Над Рекой. Былое - страница 13

Шрифт
Интервал


За Верховодками – дом и огород Бодиных. Это самый оживленный отрезок улицы: здесь стучат, лязгают, поют, хохочут… В доме три первоклассных мастера: старик, жестянщик Бодин, сын его Мойсей, ювелир, а по нашему «злотник», дочь Мэйта – швея, она же и чулочница, которая держит чулочную и швейную машину и мастериц при них. Мойсей, или как все зовут его «Моська», выделывает кольца, чинит браслеты, броши, лудит, паяет, смешит мастериц, а по субботним вечерам мистифицирует соседей и рассказывает анекдоты про городских чиновников и богатых евреев-лавочников. Это высокий, тощий, смешливый парень лет под 30, которого не удается оженить, несмотря на все старания родных. Он ест запрещенную евреям свиную колбасу, играет с нами в бабки и охотно становится «на караул» подавать предупреждающие сигналы, когда мы забираемся в чужие сады и огороды.

Дом Бодиных привлекает главным образом мусором под окнами, в котором можно отыскать обрезки жести, проволоки, лоскутки, катушки из-под ниток. Набив карманы дрянью, я вместе с другими ротозеями подтягиваемся на подоконник, чтобы подсмотреть, что творится в доме. И видим, как старый Бодин, облачившись в «талес»10, молится своему израильскому Богу, как Моська дует в трубочку на раскаленный уголь, на котором дрожит и качается расплавленный металл, как крутится чулочная машина. Потом мы задираем мастериц, передразнивая их болтовню, а когда они плещут в нас водой, швыряем через окно крапиву, щепки, коробочки репейника. Тогда на улицу выскакивает Мэйта с метлой или помелом – и мы спасаемся под берег.

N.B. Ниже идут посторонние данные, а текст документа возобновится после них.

namespace rt {
namespace shade {
// ... 69 lines not shown
            continue;
        }
        const uint32_t i = slot0 + threadIdx.x;
        const bool active = threadIdx.x < n_live;
        bool continues = false, defer = false, sky = false;
        ShadePoint pt;
        SurfaceOut so;
        LightPick pick = no_light_pick();
        if (active) {
            Ray ray = load_ray(rays_in, i, sp.plain_ior == 0u);
            const Hit hit = load_hit(hits, i);
            const uint32_t xy = ray.xy;
            const uint32_t layer = xy_layer(xy, layers);
            const ShadeParams spl = layer_params(sp, layer);
            ray.xy = xy_real(xy, layers, layer);
            continues = surface_stage<true, SKY>(sc, spl, hit, ray, pt, so);
            defer = so.deferred_emitter;
            sky = SKY && so.deferred_sky;
            if (PRIMARY) {
                ShadeResult res;
                res.col = continues ? f4{0.0f, 0.0f, 0.0f, 1.0f} : so.radiance;
                res.base_color = so.base_color, res.depth_normal = so.normal_depth;
                if (layers.count > 1) {
                    write_primary_pixel_layered(res, xy, img_w, px.temp, px.aux_base_layers, px.aux_dn_layers);
                } else {
                    write_primary_pixel(res, xy, img_w, mix_factor, px.temp, px.base_color, px.depth_normals);
                }
            } else if (!continues) {
                ShadeResult res;
                res.col = so.radiance;
                add_secondary_pixel(res, xy, img_w, px.temp);
// ... 156 lines not shown
            }
        }
    }
}

__device__ __forceinline__ uint32_t queue_fill(const RayQueue &q) {
    const uint32_t lane = __lane_id();
    uint32_t n = lane < q.stripes ? q.counts[lane * QUEUE_COUNTER_STRIDE] : 0u;
    for (int m = 32; m >= 1; m >>= 1) {
        n += uint32_t(__shfl_xor(int(n), m));
    }
    return uint32_t(__builtin_amdgcn_readfirstlane(int(n)));
}
__device__ __forceinline__ bool lit_points_are_sparse(const RayQueue &pts, const RayQueue &nee) { return 2u * queue_fill(nee) < queue_fill(pts); }

template <bool NEE, bool CONTINUE, bool INDEXED = false, int MODE = 0>
__global__ void __launch_bounds__(WAVE, (NEE && CONTINUE) ? RT_SCATTER_MIN_WAVES : (NEE ? RT_SCATTER_NEE_MIN_WAVES : RT_SCATTER_CONT_MIN_WAVES)) k_scatter(const SceneView sc, const ShadeParams sp, const RaySoA rays_in,
                                                                       const PointSoA points, const RayQueue in, const RaySoA rays_out,
                                                                       const RayQueue out_rays, const ShadowSoA shadow_out, const RayQueue out_shadow,
                                                                       const PixelBuffers px, const int img_w, const Layering layers,
                                                                       const RayQueue all_points, const RayQueue lit_points) {
    if (MODE != 0 && lit_points_are_sparse(all_points, lit_points) != (MODE == 1)) {
        return;
    }
    const uint32_t n_live_chunks = in.live_chunks();
    ChunkWalk walk(n_live_chunks);
    for (uint32_t c; walk.next(c);) {
        uint32_t stripe, slot0, n_live;
        if (!in.chunk(c, stripe, slot0, n_live)) {
            continue;
        }
        const bool active = threadIdx.x < n_live;
        Scatter sct;
        sct.has_next = sct.has_shadow = false;
        uint32_t xy = 0;
        if (active) {
            uint32_t ray_slot;
            const uint32_t point_slot = INDEXED ? points.nee_index[slot0 + threadIdx.x] : slot0 + threadIdx.x;
            const ShadePoint pt = load_point(points, point_slot, ray_slot);
// ... 1 lines not shown
            Ray ray;
            {
                const float4 d = rays_in.d_cw[ray_slot], cc = rays_in.c_cs[ray_slot];
                const float4 io = sp.plain_ior != 0u ? mkfloat4(-1.0f, -1.0f, -1.0f, -1.0f) : rays_in.ior[ray_slot];
                const uint2 xd = rays_in.xy_depth[ray_slot];
                ray.o = pt.P, ray.pdf = 0.0f;
                ray.d = {d.x, d.y, d.z}, ray.cone_width = d.w;
                ray.c = {cc.x, cc.y, cc.z}, ray.cone_spread = cc.w;
                ray.ior[0] = io.x, ray.ior[1] = io.y, ray.ior[2] = io.z, ray.ior[3] = io.w;
                ray.xy = xd.x, ray.depth = xd.y;
            }
            xy = ray.xy;
            const uint32_t layer = xy_layer(xy, layers);
            const ShadeParams spl = layer_params(sp, layer);
            ray.xy = xy_real(xy, layers, layer);
            scatter_stage<NEE, CONTINUE>(sc, spl, ray, pt, pick, sct);
            sct.next.xy = xy, sct.shadow.xy = xy;
            if (NEE) {
                const f3 col = direct_radiance(spl, sct, ray.c);
                if (col.x != 0.0f || col.y != 0.0f || col.z != 0.0f) {
                    ShadeResult res;
                    res.col = mk4(col, 1.0f);
                    add_secondary_pixel(res, xy, img_w, px.temp);
                }
            }
        }
        if (NEE) {
            const uint32_t sh_slot = out_shadow.alloc(stripe, sct.has_shadow);
            if (sct.has_shadow) {
                store_shadow(shadow_out, sh_slot, sct.shadow);
            }
// ... 109 lines not shown
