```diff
@@ -651,8 +655,14 @@
   };
   const LaneMask fed = M(e->active_dev);
   const bool custom = c.custom_registration != 0;
-  launch_prep_frame(s, B, e->cur_depth, e->cur_rgb, custom ? e->iD_dist : e->iD_curr[0], custom ? e->I_dist : e->I_curr[0], e->r_curr, e->g_curr, e->b_curr, c.factor_depth, fed);
-  led.add(1, 0, 25 * N0);
+  const bool prep_pyr = !custom && L > 1 && prep_pyr_enabled() &&
+                        launch_prep_frame_pyr(s, B, e->cur_depth, e->cur_rgb, e->iD_curr[0], e->I_curr[0], e->r_curr, e->g_curr, e->b_curr, e->iD_curr[1], e->I_curr[1], c.factor_depth, fed);
+  if (prep_pyr) {
+    led.add(2, 0, 25 * N0 + 2 * (4 * npx(e->I_curr[0]) + 4 * npx(e->I_curr[1])));
+  } else {
+    launch_prep_frame(s, B, e->cur_depth, e->cur_rgb, custom ? e->iD_dist : e->iD_curr[0], custom ? e->I_dist : e->I_curr[0], e->r_curr, e->g_curr, e->b_curr, c.factor_depth, fed);
+    led.add(1, 0, 25 * N0);
+  }
   if (custom) {
     const IntrK kc{c.fx, c.fy, c.cx, c.cy, c.rgb_dist[0], c.rgb_dist[1], c.rgb_dist[2], c.rgb_dist[3], c.rgb_dist[4]};
     const IntrK kd{c.depth_intr.fx, c.depth_intr.fy, c.depth_intr.cx, c.depth_intr.cy, c.depth_intr.k1, c.depth_intr.k2, c.depth_intr.k3, c.depth_intr.k4, c.depth_intr.k5};
@@ -668,7 +678,7 @@
     launch_register_depthinv(s, B, e->iD_prereg, e->reg_f, e->reg_i, e->iD_curr[0], c.dRc_proj, c.t_dc_proj, c.cRd_proj, fed);
     led.add(4, 0, (9 * 4 + 8 + 9 * 8 + 8) * N0);
   }
-  for (int i = 1; i < L; ++i) {
+  for (int i = prep_pyr ? 2 : 1; i < L; ++i) {
     launch_pyr_down2(s, B, e->I_curr[i - 1], e->I_curr[i], e->iD_curr[i - 1], e->iD_curr[i], fed);
     led.add(1, 0, 2 * (4 * npx(e->I_curr[i - 1]) + 4 * npx(e->I_curr[i])));
   }
diff --git a/rgbid-slam_amd/csrc/kernels.h b/rgbid-slam_amd/csrc/kernels.h
--- a/rgbid-slam_amd/csrc/kernels.h
+++ b/rgbid-slam_amd/csrc/kernels.h
@@ -38,6 +38,7 @@
 void launch_gradient(hipStream_t s, int B, ImgB src, ImgB gx, ImgB gy, LaneMask m);
 bool launch_gradient_keep(hipStream_t s, int B, ImgB src, ImgB gx, ImgB gy, ImgB keep, LaneMask m);
 void launch_prep_frame(hipStream_t s, int B, ImgB depth_u16, ImgB rgb, ImgB iD, ImgB I, ImgB r, ImgB g, ImgB b, float factor_depth, LaneMask m);
+bool launch_prep_frame_pyr(hipStream_t s, int B, ImgB depth_u16, ImgB rgb, ImgB iD, ImgB I, ImgB r, ImgB g, ImgB b, ImgB iD1, ImgB I1, float factor_depth, LaneMask m);
 void launch_copy_bytes(hipStream_t s, int B, ImgB src, ImgB dst, int elem_size, LaneMask m);
 void launch_fill(hipStream_t s, int B, ImgB dst, int elem_size, uint32_t bits, LaneMask m);
 void launch_pyr_down(hipStream_t s, int B, ImgB src, ImgB dst, LaneMask m);
diff --git a/rgbid-slam_amd/csrc/kernels_prep.hip b/rgbid-slam_amd/csrc/kernels_prep.hip
--- a/rgbid-slam_amd/csrc/kernels_prep.hip
+++ b/rgbid-slam_amd/csrc/kernels_prep.hip
@@ -451,6 +451,170 @@
   hipLaunchKernelGGL(k_pyr_down_dpp, dim3(2u * (unsigned)wgs * (unsigned)B), dim3(256), 0, s, src0, dst0, src1, dst1, pyr_weights(), strips, wpr, wgs, wgs * B, m);
 }
 
+struct PrepPyrFrame { ImgB depth, rgb, iD, I, r, g, b; };
+struct PrepPx { float2 w, R, G, B; };
+template <bool COLOUR>
+__device__ __forceinline__ uint2 prep_issue_pair(__amdgpu_buffer_rsrc_t rs, unsigned pitch_b, int rows, int cy, unsigned colb) {
+  const unsigned rb = __umul24((unsigned)((cy >= 0 && cy < rows) ? cy : 0), pitch_b);
+  if (COLOUR) return __builtin_bit_cast(uint2, __builtin_amdgcn_raw_buffer_load_b64(rs, rb + colb, 0, 0));
+  return uint2{__builtin_bit_cast(unsigned, __builtin_amdgcn_raw_buffer_load_b32(rs, rb + colb, 0, 0)), 0u};
+}
+template <bool COLOUR>
+__device__ __forceinline__ PrepPx prep_convert_pair(uint2 q, unsigned sh, float scale) {
+  PrepPx o;
+  if (COLOUR) {
+    const unsigned lo = __builtin_amdgcn_alignbyte(q.y, q.x, sh), hi = __builtin_amdgcn_alignbyte(0u, q.y, sh);
+    const unsigned r0 = lo & 255u, g0 = (lo >> 8) & 255u, b0 = (lo >> 16) & 255u, r1 = lo >> 24, g1 = hi & 255u, b1 = (hi >> 8) & 255u;
+    o.w = float2{frame_px(0u, r0, g0, b0, 0.f).I, frame_px(0u, r1, g1, b1, 0.f).I};
+    o.R = float2{(float)r0, (float)r1}; o.G = float2{(float)g0, (float)g1}; o.B = float2{(float)b0, (float)b1};
+  } else {
+    o.w = float2{frame_px(q.x & 0xffffu, 0u, 0u, 0u, scale).iD, frame_px(q.x >> 16, 0u, 0u, 0u, scale).iD};
+    o.R = o.G = o.B = float2{0.f, 0.f};
+  }
+  return o;
+}
+struct PrepQuad { float a, b, c, d; };
+__device__ __forceinline__ PrepQuad prep_gather4(float2 o, float2 e, bool odd) {
+  const float e0 = dpp_shift<0x138>(e.x), e1 = dpp_shift<0x138>(e.y), o2 = dpp_shift<0x130>(o.x), o3 = dpp_shift<0x130>(o.y);
+  return PrepQuad{odd ? o.x : e0, odd ? o.y : e1, odd ? o2 : e.x, odd ? o3 : e.y};
+}
+#ifndef RGBID_PREP_PYR_STORE_AUX
+#define RGBID_PREP_PYR_STORE_AUX 2
+#endif
+struct PrepPlane {
+  __amdgpu_buffer_rsrc_t rsrc;
+  unsigned pitch_b;
+  typedef float f4v __attribute__((ext_vector_type(4)));
+  typedef int v4i __attribute__((ext_vector_type(4)));
+  __device__ __forceinline__ PrepPlane(const ImgB& im, int lane)
+      : rsrc(__builtin_amdgcn_make_buffer_rsrc(row_ptr<float>(im, lane, 0), 0, (int)((unsigned)im.rows * (unsigned)im.pitch), 0x00020000)), pitch_b((unsigned)im.pitch) {}
+  __device__ __forceinline__ void st16_stream(int y, unsigned voff, const PrepQuad& q) const {
+    __builtin_amdgcn_raw_buffer_store_b128(__builtin_bit_cast(v4i, f4v{q.a, q.b, q.c, q.d}), rsrc, voff, (unsigned)y * pitch_b, RGBID_PREP_PYR_STORE_AUX);
+  }
+};
+__device__ __forceinline__ void prep_store_rows(const PrepPlane& P, int y, unsigned voff, float2 top, float2 bot, bool odd, bool writer, bool has_bot) {
+  const PrepQuad q = prep_gather4(bot, top, odd);
+  if (writer && (!odd || has_bot)) P.st16_stream(y, voff + (odd ? P.pitch_b : 0u), q);
+}
+template <bool COLOUR>
+__device__ __forceinline__ void prep_pyr_walk(const PrepPyrFrame& F, const ImgB& dst, float factor_depth, const PyrWeights& W, int lane, int strip, int wx, int lid) {
+  const ImgB& src = COLOUR ? F.I : F.iD;
+  const ImgB& raw = COLOUR ? F.rgb : F.depth;
+  const int x = wx * PD_WAVE_OUT + lid - 1;
+  const int y_begin = strip * PD_ROWS;
+  const bool c0 = x >= 0 && 2 * x < src.cols, c1 = x >= 0 && 2 * x + 1 < src.cols;
+  const bool writer = lid >= 1 && lid <= PD_WAVE_OUT && x < dst.cols;
+  const bool odd = (lid & 1) != 0;
+  const float scale = frame_depth_scale(factor_depth);
+  const __amdgpu_buffer_rsrc_t rs = __builtin_amdgcn_make_buffer_rsrc(row_ptr<uint8_t>(raw, lane, 0), 0,
+      (int)((unsigned)(raw.rows - 1) * (unsigned)raw.pitch + (COLOUR ? 3u : 2u) * (unsigned)raw.cols), 0x00020000);
+  const unsigned pitch_b = (unsigned)raw.pitch;
+  const unsigned xb = (unsigned)max(x, 0);
+  const unsigned colb = COLOUR ? (6u * xb) & ~3u : 4u * xb;
+  const unsigned sh = COLOUR ? (6u * xb) & 2u : 0u;
+  const unsigned voff = (unsigned)(2 * x - (odd ? 0 : 2)) << 2;
+  const PrepPlane pW(src, lane), pR(F.r, lane), pG(F.g, lane), pB(F.b, lane);
+  auto store_rows = [&](const PrepPx& top, const PrepPx& bot, int cy, bool has_bot) {
+    prep_store_rows(pW, cy, voff, top.w, bot.w, odd, writer, has_bot);
+    if (COLOUR) {
+      prep_store_rows(pR, cy, voff, top.R, bot.R, odd, writer, has_bot);
+      prep_store_rows(pG, cy, voff, top.G, bot.G, odd, writer, has_bot);
+      prep_store_rows(pB, cy, voff, top.B, bot.B, odd, writer, has_bot);
+    }
+  };
+  const float mc2 = c0 ? 1.f : 0.f, mc3 = c1 ? 1.f : 0.f;
+  const float mc[5] = {dpp_shift<0x138>(mc2), dpp_shift<0x138>(mc3), mc2, mc3, dpp_shift<0x130>(mc2)};
+  PyrRow win[2 * PD_ROWS + 3];
+  bool full[2 * PD_ROWS + 3], rin[2 * PD_ROWS + 3];
+  uint2 rawv[2 * PD_ROWS + 3];
+  auto finish = [&](float2 p, int r, bool row_in) {
+    rin[r] = row_in;
+    if (COLOUR) {
+      PyrRow& o = win[r];
+      const float v0 = (row_in && c0) ? p.x : 0.f, v1 = (row_in && c1) ? p.y : 0.f;
+      o.v[2] = v0; o.v[3] = v1; o.v[0] = dpp_shift<0x138>(v0); o.v[1] = dpp_shift<0x138>(v1); o.v[4] = dpp_shift<0x130>(v0);
+      full[r] = __ballot(row_in && c0 && c1) == ~0ull;
+    } else {
+      full[r] = pyr_finish_shared(p, row_in, c0, c1, win[r]);
+    }
+  };
+#pragma unroll
+  for (int r = 0; r < 3 + 2 * PD_AHEAD; ++r) rawv[r] = prep_issue_pair<COLOUR>(rs, pitch_b, src.rows, 2 * y_begin - 2 + r, colb);
+#pragma unroll
+  for (int r = 0; r < 3; ++r) {
+    const int cy = 2 * y_begin - 2 + r;
+    const PrepPx c = prep_convert_pair<COLOUR>(rawv[r], sh, scale);
+    if (r == 2 && y_begin == 0) store_rows(c, c, 0, false);
+    finish(c.w, r, cy >= 0 && cy < src.rows);
+  }
+#pragma unroll
+  for (int j = 0; j < PD_ROWS; ++j) {
+    const int y = y_begin + j;
+    if (y < dst.rows) {
+      if (j + PD_AHEAD < PD_ROWS && y + PD_AHEAD < dst.rows) {
+        rawv[2 * (j + PD_AHEAD) + 3] = prep_issue_pair<COLOUR>(rs, pitch_b, src.rows, 2 * (y + PD_AHEAD) + 1, colb);
+        rawv[2 * (j + PD_AHEAD) + 4] = prep_issue_pair<COLOUR>(rs, pitch_b, src.rows, 2 * (y + PD_AHEAD) + 2, colb);
+      }
+      const PrepPx ca = prep_convert_pair<COLOUR>(rawv[2 * j + 3], sh, scale), cb = prep_convert_pair<COLOUR>(rawv[2 * j + 4], sh, scale);
+      store_rows(ca, cb, 2 * y + 1, 2 * y + 2 < src.rows);
+      const float2 wa = ca.w, wb = cb.w;
+      __builtin_amdgcn_sched_barrier(0);
+      finish(wa, 2 * j + 3, 2 * y + 1 < src.rows);
+      finish(wb, 2 * j + 4, 2 * y + 2 < src.rows);
+      if (W.sum_all > 0.f && full[2 * j] && full[2 * j + 1] && full[2 * j + 2] && full[2 * j + 3] && full[2 * j + 4]) {
+        float sum1 = 0.f;
+#pragma unroll
+        for (int dy = 0; dy < 5; ++dy)
+#pragma unroll
+          for (int dx = 0; dx < 5; ++dx) sum1 = sum1 + win[2 * j + dy].v[dx] * W.w[(dx - 2) * (dx - 2) + (dy - 2) * (dy - 2)];
+        if (writer) px<float>(dst, lane, y, x) = sum1 / W.sum_all;
+        continue;
+      }
+      float sum1 = 0.f, sum2 = 0.f, count = 0.f;
+#pragma unroll
+      for (int dy = 0; dy < 5; ++dy) {
+        if (COLOUR && !rin[2 * j + dy]) continue;
+#pragma unroll
+        for (int dx = 0; dx < 5; ++dx) {
+          const float weight = W.w[(dx - 2) * (dx - 2) + (dy - 2) * (dy - 2)];
+          const float mask = COLOUR ? mc[dx] : win[2 * j + dy].m[dx];
+          sum1 = sum1 + win[2 * j + dy].v[dx] * weight;
+          sum2 = __builtin_fmaf(mask, weight, sum2);
+          count += mask;
+        }
+      }
+      if (writer) px<float>(dst, lane, y, x) = count > 12.f ? sum1 / sum2 : qnan();
+    }
+  }
+}
+__global__ __launch_bounds__(256) void k_prep_pyr_dpp(PrepPyrFrame F, ImgB iD1, ImgB I1, float factor_depth, PyrWeights W, int strips, int wpr, int wgs_per_lane, LaneMask m) {
+  const unsigned V = xcd_slab_index(blockIdx.x, gridDim.x);
+  const unsigned half_lane = V / (unsigned)wgs_per_lane;
+  const int wg = (int)(V - half_lane * (unsigned)wgs_per_lane), lane = (int)(half_lane >> 1);
+  const bool depth_half = (half_lane & 1u) != 0;
+  if (!m.on(lane)) return;
+  const int wave = __builtin_amdgcn_readfirstlane((wg * 256 + (int)threadIdx.x) >> 6), lid = threadIdx.x & 63;
+  if (wave >= strips * wpr) return;
+  const int strip = wave / wpr, wx = wave - strip * wpr;
+  if (depth_half) prep_pyr_walk<false>(F, iD1, factor_depth, W, lane, strip, wx, lid);
+  else prep_pyr_walk<true>(F, I1, factor_depth, W, lane, strip, wx, lid);
+}
+bool launch_prep_frame_pyr(hipStream_t s, int B, ImgB depth, ImgB rgb, ImgB iD, ImgB I, ImgB r, ImgB g, ImgB b, ImgB iD1, ImgB I1, float factor_depth, LaneMask m) {
+  const bool vec = (iD.cols % 4 == 0) && vec4_ok(iD, 4) && vec4_ok(I, 4) && vec4_ok(r, 4) && vec4_ok(g, 4) && vec4_ok(b, 4) &&
+                   ((depth.pitch & 7) == 0) && ((depth.lane_stride & 7) == 0) && ((((uintptr_t)depth.base) & 7) == 0) &&
+                   ((rgb.pitch & 3) == 0) && ((rgb.lane_stride & 3) == 0) && ((((uintptr_t)rgb.base) & 3) == 0);
+  const bool geo = same_geometry(iD, I) && same_geometry(iD, r) && same_geometry(iD, g) && same_geometry(iD, b) && same_geometry(iD, depth) && same_geometry(iD, rgb) &&
+                   same_geometry(iD1, I1) && iD1.rows >= 1 && iD1.cols >= 1 && iD.rows == 2 * iD1.rows && iD.cols == 2 * iD1.cols;
+  auto small = [](const ImgB& a) { return a.pitch < ((size_t)1 << 24) && (unsigned long long)a.rows * a.pitch < (1ull << 31); };
+  if (!(vec && geo && small(depth) && small(rgb) && small(iD) && small(I) && small(r) && small(g) && small(b) && small(iD1) && small(I1) &&
+        depth.pitch >= 2 * (size_t)depth.cols && rgb.pitch >= 3 * (size_t)rgb.cols))
+    return false;
+  const int strips = div_up(iD1.rows, PD_ROWS), wpr = div_up(iD1.cols, PD_WAVE_OUT), wgs = div_up(strips * wpr, 4);
+  hipLaunchKernelGGL(k_prep_pyr_dpp, dim3(2u * (unsigned)wgs * (unsigned)B), dim3(256), 0, s, PrepPyrFrame{depth, rgb, iD, I, r, g, b}, iD1, I1, factor_depth,
+                     pyr_weights(), strips, wpr, wgs, m);
+  return true;
+}
+
 __global__ __launch_bounds__(256) void k_selftest_div_const(DivConst d, unsigned long long* mismatches) {
   const uint32_t hi = blockIdx.x;
   unsigned int bad = 0;
diff --git a/rgbid-slam_amd/rgbid/batched.py b/rgbid-slam_amd/rgbid/batched.py
--- a/rgbid-slam_amd/rgbid/batched.py
+++ b/rgbid-slam_amd/rgbid/batched.py
@@ -15,7 +15,7 @@
     "rgbid_visibility_pair_batched", "rgbid_prep_frame_batched", "rgbid_pyr_down_batched", "rgbid_compute_gradient_batched",
     "rgbid_bilateral_filter_batched", "rgbid_gradient_keep_batched", "rgbid_lattice_residuals_raw_batched", "rgbid_frame_px_batched",
     "rgbid_sigma_pair_maps_batched", "rgbid_pyr_down_pair_batched", "rgbid_gradient_pair_batched", "rgbid_gradient_keep_pair_batched",
-    "rgbid_bilateral_pair_batched",
+    "rgbid_bilateral_pair_batched", "rgbid_prep_frame_pyr_batched",
 ]
 
 
@@ -176,6 +176,13 @@
                                               C.byref(ms)))
         return ms.value
 
+    def prep_frame_pyr(self, depth_u16, rgb, iD, I, r, g, b, iD1, I1, factor_depth=1.0):
+        lanes = iD.shape[0]
+        ms = C.c_float()
+        check(self.L.rgbid_prep_frame_pyr_batched(self._h, lanes, *[C.byref(imgb(t)) for t in (depth_u16, rgb, iD, I, r, g, b, iD1, I1)],
+                                                  C.c_float(factor_depth), C.byref(ms)))
+        return ms.value
+
     def pyr_down(self, src, dst):
         ms = C.c_float()
         check(self.L.rgbid_pyr_down_batched(self._h, src.shape[0], C.byref(imgb(src)), C.byref(imgb(dst)), C.byref(ms)))
```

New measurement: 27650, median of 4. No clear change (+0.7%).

Мистифицирует Моська так: сначала начищает до сияния «камаши», потом накидывает черный плащ с бронзовой застежкой в виде льва. Надевает чиновничью фуражку с темно-зеленым бархатным околышем, кокардой и гербом. Затем приклеивает фальшивые усы, насовывает дрожащее пенсне с голубыми стеклами. И наконец – берет портфель и лакированную трость с серебристым набалдашником. В снаряжении принимает горячее участие Мəйта, которая потом, давясь от смеха, следит за тем, как брат устраивает представление. Покашливая басом, шествует Моська по набережной, озирая окна, заглядывая в огороды, задирая голову на вывески и отмечая карандашом в портфеле.

– Кто бы это? – тревожится пани Праснецова, прильнув к окну.

– Не иначе, как санитарная комиссия… – откликается пан Праснец, провожая Моську пытливым взглядом.